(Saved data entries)
__device__ __forceinline__ unsigned lds_addr(const double *p) {
    return (unsigned)(uintptr_t)(__attribute__((address_space(3))) const double *)p;
}
template <int OFF>
__device__ __forceinline__ double lds_read_imm(unsigned addr) {
    double r;
    asm volatile("ds_read_b64 %0, %1 offset:%2" : "=v"(r) : "v"(addr), "n"(OFF));
    return r;
}
template <int OFF>
__device__ __forceinline__ void lds_write_imm(unsigned addr, double v) {
    asm volatile("ds_write_b64 %0, %1 offset:%2" ::"v"(addr), "v"(v), "n"(OFF) : "memory");
}
template <int L, int R, int M = 0>
__device__ __forceinline__ void chain_load(unsigned bA, unsigned bB, unsigned dA, unsigned dB, double (&prevb)[L + 1],
                                           double (&D)[L]) {
    if constexpr (M <= L) {
        constexpr int off = ((R + M) & (L - 1)) * 65 * 8;
        constexpr bool wrap = (R + M) >= L;
        prevb[M] = lds_read_imm<off>(wrap ? bB : bA);
        if constexpr (M > 0) D[M - 1] = lds_read_imm<off>(wrap ? dB : dA);
        chain_load<L, R, M + 1>(bA, bB, dA, dB, prevb, D);
    }
}
template <int L, int M = 0>
__device__ __forceinline__ void chain_wait(double (&prevb)[L + 1], double (&D)[L]) {
    if constexpr (M == 0) asm volatile("s_waitcnt lgkmcnt(0)" ::: "memory");
    if constexpr (M <= L) {
        asm volatile("" : "+v"(prevb[M]));
        if constexpr (M < L) asm volatile("" : "+v"(D[M]));
        chain_wait<L, M + 1>(prevb, D);
// ... 748 lines not shown
template <int W, bool ALT>
__device__ __forceinline__ void otw_spec_strip(const double *Dv, const double *band, double *shadow, int pos, int c,
                                               int lane, double sentinel, OtwSpecOut *out, long long *rounds_acc = nullptr,
                                               bool prev0_sentinel = false) {
    const int k1 = (pos - c + 1 > 0) ? pos - c + 1 : 0;
    double fm;
    int fi;
    const double d_last = Dv[swz<W>(pos)];
    const double d_next = Dv[swz<W>(pos + 1)];
    int alt_ok = 0;
    strip_chain<W, false, true, ALT, true>(Dv, band, shadow, k1, pos - k1, (k1 > 0) ? sentinel : (double)INFINITY, lane, k1,
                                           fm, fi, nullptr, nullptr, 0, rounds_acc, prev0_sentinel, sentinel, &alt_ok);
    out->pmin[lane] = fm;
    out->pidx[lane] = fi;
    if (lane == 0) {
        out->k1 = k1;
        out->d = d_last;
        out->d2 = d_next;
        out->flag = alt_ok;
    }
}

template <int W>
__device__ __forceinline__ void otw_spec_argmin(double lm, int ml, int k1, double &g_out, int &idx_out) {
    constexpr int L = W / 64;
    const double g = wave_min(lm);
    const unsigned long long mask = __ballot(lm == g);
    const bool some = (g < INFINITY) && (mask != 0);
    const int first = (int)__builtin_ctzll(mask | (1ull << 63));
    g_out = g;
    idx_out = some ? k1 + L * first + __builtin_amdgcn_readlane(ml, first) : 0x7fffffff;
}

__device__ __forceinline__ double otw_last_cell_from(double prev_raw, int pos, int k1, double side_v, double diag_v, double d,
                                                     double sentinel) {
    const double inf = INFINITY;
    const int n = pos - k1;
    const double prev = (n > 0) ? prev_raw : ((k1 > 0) ? sentinel : inf);
    const double diag = (pos > 0) ? diag_v + 2 * d : inf;
    return vmin(vmin(side_v + d, diag), prev + d);
}
template <int W>
__device__ __forceinline__ double otw_last_cell(const double *band, int pos, int k1, double side_v, double diag_v, double d,
                                                double sentinel) {
    const int n = pos - k1;
    return otw_last_cell_from(band[swz<W>(pos - (n > 0 ? 1 : 0))], pos, k1, side_v, diag_v, d, sentinel);
}

template <int W, typename RT>
__device__ __forceinline__ OtwSettled otw_settle_hit_both(double *R, double *C, const OtwSpecOut *exr, const OtwSpecOut *exc,
                                                          OtwCtl &k, const OtwEnv &e, int pt, int j0, double sentinel) {
    const int c = e.c, lane = e.lane;
    const int jn = j0 + 1, t0 = pt - 1;
    if (e.deferred_update && k.pend_dir != -2) {
        k.run_count = (k.pend_dir == k.prev) ? k.run_count + 1 : 1;
        if (k.pend_dir != RTS_DIR_BOTH) k.prev = k.pend_dir;
        k.pend_dir = -2;
    }
    const int k1r_ = (j0 - c + 1 > 0) ? j0 - c + 1 : 0, k1c_ = (pt - c + 1 > 0) ? pt - c + 1 : 0;
    const double pra_raw = R[swz<W>(j0 - (j0 - k1r_ > 0 ? 1 : 0))], prb_raw = C[swz<W>(t0 - (t0 - k1c_ > 0 ? 1 : 0))];
    const double d1_raw = exr->d, d2_raw = exc->d, d3_raw = exc->d2, rlm = exr->pmin[lane], clm = exc->pmin[lane];
    const int rml = exr->pidx[lane], cml = exc->pidx[lane], rk1 = exr->k1, ck1 = exc->k1;
    const double d1 = rfl(d1_raw), d2 = rfl(d2_raw), d3 = rfl(d3_raw);
    double rmin, cmin;
    int ridx, cidx;
    otw_spec_argmin<W>(rlm, rml, __builtin_amdgcn_readfirstlane(rk1), rmin, ridx);
// ... 102 lines not shown
    k.cA = cl;
    k.cells += n + 1;
    OtwSettled o;
    o.row_fresh = is_row;
    o.col_fresh = !is_row;
    o.rf_min = o.cf_min = smin;
    o.rf_idx = o.cf_idx = sidx;
    o.row_corner = o.col_corner = true;
    o.rc = o.cc = cl;
    o.stop = false;
    return o;
}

> [TASK TO COMPLETE]: Only the lines from the one with "int ridx, cidx;" through the end of the records above are to be copied, exactly as written.

> [RESULT OF THE TASK]:
    int ridx, cidx;
    otw_spec_argmin<W>(rlm, rml, __builtin_amdgcn_readfirstlane(rk1), rmin, ridx);
// ... 102 lines not shown
    k.cA = cl;
    k.cells += n + 1;
    OtwSettled o;
    o.row_fresh = is_row;
    o.col_fresh = !is_row;
    o.rf_min = o.cf_min = smin;
    o.rf_idx = o.cf_idx = sidx;
    o.row_corner = o.col_corner = true;
    o.rc = o.cc = cl;
    o.stop = false;
    return o;
}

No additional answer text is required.